Bodenbabe · 15/01/2010 12:37

I did a very nice sauce for a lamb casserole (tomato, onion, garlic, rosemary etc.) and it had white wine in. If I were to use red wine instead, what sort of difference woudl this make? I must say, I was surprised that the recipe called for white wine, as I'd have thought red more suitable for those kind of ingredients - but I only have red wine i nthe house and am wondering if it's likely to be that different to the white?

OP posts:
LowLevelWhingeing · 15/01/2010 12:41

The sauce would be darker, though it's red anyway from the tomatoes. Slightly different flavour with red, but it will still be lovely!

There is a greek lamb stew recipe in Nigella's How To Cook that calls for a whole bottle of white wine - tis very yum.

Marne · 15/01/2010 12:50

Red wine with red meat and white wine with white meat.

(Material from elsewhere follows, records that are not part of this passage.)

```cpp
template <int TR = 0>
SRR_D void prim_record(const SceneView& S, const DObj& ob, const Ray& lr, float t, int prim, HitRec& h) {
  switch (ob.kind) {
    case OBJ_SPHERE:
    case OBJ_MSPHERE: {
      const DSphere& s = S.spheres[ob.idx];
      V3 c = sphere_center(s, lr.tm, ob.kind == OBJ_MSPHERE);
      h.p = lr.at(t);
      if (ob.kind == OBJ_SPHERE) sphere_uv((h.p - c) / s.r, h.u, h.v);
      h.n = (h.p - c) / s.r;
      h.mat = s.mat;
      break;
    }
    case OBJ_RECT: {
      const DRect& q = S.rects[ob.idx];
#if SRR_XFAX
      switch (q.kax) {
        case 0: rect_rec<0>(q, lr, h); break;
        case 1: rect_rec<1>(q, lr, h); break;
        default: rect_rec<2>(q, lr, h); break;
      }
#else
      float tt;
      rect_hit(q, lr, -FLT_MAX, FLT_MAX, tt, h.u, h.v);
      h.n = v3(0.f);
      h.n.set(q.kax, 1.f);
#endif
      h.p = lr.at(t);
      h.mat = q.mat;
      break;
    }
    case OBJ_TRI:
    case OBJ_MESH: {
      V3 p0, p1, p2;
      TriShade shv;
      if (ob.kind == OBJ_TRI) {
        DStandaloneTri T;
        if constexpr ((TR & TR_WL) != 0) {
          static_assert(sizeof(DStandaloneTri) == 25 * 4, "DStandaloneTri: 25 words");
          const __attribute__((address_space(3))) float* q =
              (const __attribute__((address_space(3))) float*)(S.stris + ob.idx);
          float* t = (float*)&T;
#pragma unroll
          for (int k = 0; k < 25; ++k) t[k] = q[k];
        } else {
          T = S.stris[ob.idx];
// ... 7 lines not shown
        float4 a = tp[0], b = tp[1], c = tp[2];
        p0 = v3(a.x, a.y, a.z);
        p1 = v3(b.x, b.y, b.z);
        p2 = v3(c.x, c.y, c.z);
        shv = S.tri_shade[prim];
      }
      const TriShade* sh = &shv;
      V3 dir = lr.d / length(lr.d);
      float tt, u, v;
      tri_hit(p0, p1, p2, true, lr.o, dir, tt, u, v);
      float a0 = 1 - u - v;
      float uvx = a0 * sh->uv[0] + u * sh->uv[2] + v * sh->uv[4];
      float uvy = a0 * sh->uv[1] + u * sh->uv[3] + v * sh->uv[5];
      h.u = uvx;
      h.v = uvy;
      V3 n0 = v3(sh->n[0], sh->n[1], sh->n[2]), n1 = v3(sh->n[3], sh->n[4], sh->n[5]),
         n2 = v3(sh->n[6], sh->n[7], sh->n[8]);
      h.n = unit_vector(a0 * n0 + u * n1 + v * n2);
      h.p = a0 * p0 + u * p1 + v * p2;
      h.mat = sh->mat;
      break;
    }
    case OBJ_MEDIUM: {
      h.p = lr.at(t);
      h.n = v3(1, 0, 0);
      h.mat = S.media[ob.idx].phase_mat;
      break;
    }
  }
}

template <int TR = 0>
SRR_D HitRec world_record(const SceneView& S, const Ray& r, const WorldHit& w) {
  const DObj& ob = S.objs[w.obj];
  Ray lr = chain_in<TR>(S, ob, r);
  HitRec h;
  h.u = 0;
  h.v = 0;
  if (ob.kind == OBJ_OBVH || ob.kind == OBJ_SGROUP) {
    const DObj& in = S.objs[ob.kind == OBJ_SGROUP ? S.sg_items[w.prim].obj : w.prim];
    prim_record<TR>(S, in, chain_in<TR>(S, in, lr), w.t, -1, h);
    chain_out(S, in, h.p, h.n);
  } else {
    prim_record<TR>(S, ob, lr, w.t, w.prim, h);
  }
  chain_out(S, ob, h.p, h.n);
  return h;
}

enum Family : int { FAM_TERM = 0, FAM_DIFF = 1, FAM_BECK = 2, FAM_SPEC = 3 };

SRR_D int family_of(int mat, int kind, int depth, int max_depth) {
  if (mat < 0 || kind == MAT_DIFFUSE_LIGHT || depth >= max_depth) return FAM_TERM;
  if (kind == MAT_LAMBERTIAN || kind == MAT_ORENNAYAR) return FAM_DIFF;
  if (kind == MAT_BECKMANN) return FAM_BECK;
  return FAM_SPEC;
}

SRR_D int hit_material(const SceneView& S, const WorldHit& w) {
  DObj ob = S.objs[w.obj];
  if (ob.kind == OBJ_OBVH) ob = S.objs[w.prim];
  else if (ob.kind == OBJ_SGROUP) ob = S.objs[S.sg_items[w.prim].obj];
  switch (ob.kind) {
    case OBJ_SPHERE:
    case OBJ_MSPHERE: return S.spheres[ob.idx].mat;
    case OBJ_RECT: return S.rects[ob.idx].mat;
    case OBJ_TRI: return S.stris[ob.idx].sh.mat;
    case OBJ_MESH: return S.tri_shade[w.prim].mat;
    case OBJ_MEDIUM: return S.media[ob.idx].phase_mat;
  }
  return -1;
}

SRR_D void store_hit(const SceneView& S, const PathState& P, int p, const WorldHit& w, int max_depth, int& fam) {
  if (w.obj < 0) {
// ... 1248 lines not shown
SRR_D const PathsArgs* paths_args() { return nullptr; }
#endif

template <bool MEDIA, bool ALLFAM, int MINB, bool TIMED = false, bool WL = true, bool QUAD = false, bool CQ = false,
          int BS = kPathsBlock, bool SP = false>
#ifdef SRR_NUM_VGPR
#define SRR_PATHS_VGPR_ATTR __attribute__((amdgpu_num_vgpr(SRR_NUM_VGPR)))
#else
#define SRR_PATHS_VGPR_ATTR
#endif
__global__ void __launch_bounds__(BS, MINB) SRR_PATHS_VGPR_ATTR k_paths(PathsArgs A) {
  static_assert(BS == kPathsBlock || BS == 1024, "block size");
  (void)A;
  uint64_t tp[8] = {0, 0, 0, 0, 0, 0, 0, 0};
  uint64_t tf[20] = {0, 0, 0, 0, 0, 0, 0, 0, 0, 0, 0, 0, 0, 0, 0, 0, 0, 0, 0, 0};
  uint64_t it = 0;
  constexpr int TR = TR_BVH4_PRUNE | (WL ? TR_WL : 0) | (QUAD ? TR_QUAD : 0) | (CQ ? TR_Q : 0) | (BS == 1024 ? TR_BIG : 0) |
                     ((SP && !QUAD && !CQ) ? TR_SUSP : 0);
  __shared__ uint4 s_world[WL ? kWorldLdsBytes / 16 : 1];
  const auto view = [&]() {
    SceneView S = paths_args()->S;
    if constexpr (WL) {
      const char* b = (const char*)s_world;
      S.objs = (const DObj*)(b + S.world_off[0]);
      S.xforms = (const DXform*)(b + S.world_off[1]);
      S.spheres = (const DSphere*)(b + S.world_off[2]);
      S.rects = (const DRect*)(b + S.world_off[3]);
      S.stris = (const DStandaloneTri*)(b + S.world_off[4]);
      S.meshes = (const DMesh*)(b + S.world_off[5]);
      S.media = (const DMedium*)(b + S.world_off[6]);
      S.mats = (const DMat*)(b + S.world_off[7]);
      S.texs = (const DTex*)(b + S.world_off[8]);
      S.lights = (const DLight*)(b + S.world_off[9]);
    }
    return S;
  };
  const auto work = []() { return PathWork(paths_args()->W); };
  __shared__ int s_node[kStack * BS];
  __shared__ float s_t[kStack * BS];
  constexpr bool RING = SRR_RAYRING && !QUAD;
  constexpr int kNodesLds = BS == 1024 ? kPathsLdsNodesBig : ((WL && RING) ? kPathsLdsNodesSmall : kPathsLdsNodes);
  __shared__ float4 s_n4[kNodesLds * 8];
  __shared__ float s_ring[RING ? kRingWords * BS : 1];
  const lds_ptr<float> ringw = to_lds(s_ring + (RING ? (threadIdx.x & ~63u) : 0));
  uint32_t ring_base = 0;
  const uint32_t n_paths = (uint32_t)paths_args()->W.n_paths;
  const uint64_t t_start = paths_args()->W.wave_times ? __builtin_amdgcn_s_memrealtime() : 0;
  {
    const SceneView S0 = paths_args()->S;
    if constexpr (WL)
      for (int i = threadIdx.x; i < S0.world_words; i += blockDim.x) s_world[i] = S0.world_blob[i];
    const int n_lds_nodes = CQ ? min(S0.node4_total, 2 * kNodesLds) : min(S0.node4_total, kNodesLds);
    if (CQ)
      for (int i = threadIdx.x; i < n_lds_nodes * 4; i += blockDim.x) s_n4[i] = S0.node4q[i];
    else
      for (int i = threadIdx.x; i < n_lds_nodes * 8; i += blockDim.x) s_n4[i] = S0.node4[i];
  }
  __syncthreads();
  const int slot = blockIdx.x * blockDim.x + threadIdx.x;
  const auto rec_at = [&](const PathWork& W, int k) -> float4* {
    int s = slot;
    asm volatile("" : "+v"(s));
    return W.rec + ((size_t)k * W.lanes + s);
  };
  int g = -1;
  uint32_t pool = 0, pool_end = 0;
// ... 1189 lines not shown
```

Bodenbabe · 15/01/2010 12:52

Marne, that's what I thought too but this was amazing with white.

LowLevel, I have that book so will check it out now - many thanks!

OP posts:
LowLevelWhingeing · 15/01/2010 13:30

Not necessarily Marne. Coq au vin is an example of chicken dish traditionally made with red wine.

MaryMungo · 15/01/2010 13:31

Classic bolognese actually calls for white, so that's not a hard and fast rule. There's less chance of overwhelming the flavour using a white. Don't substitute when doing a bourguignon, but for anything else I haven't found it to make much difference.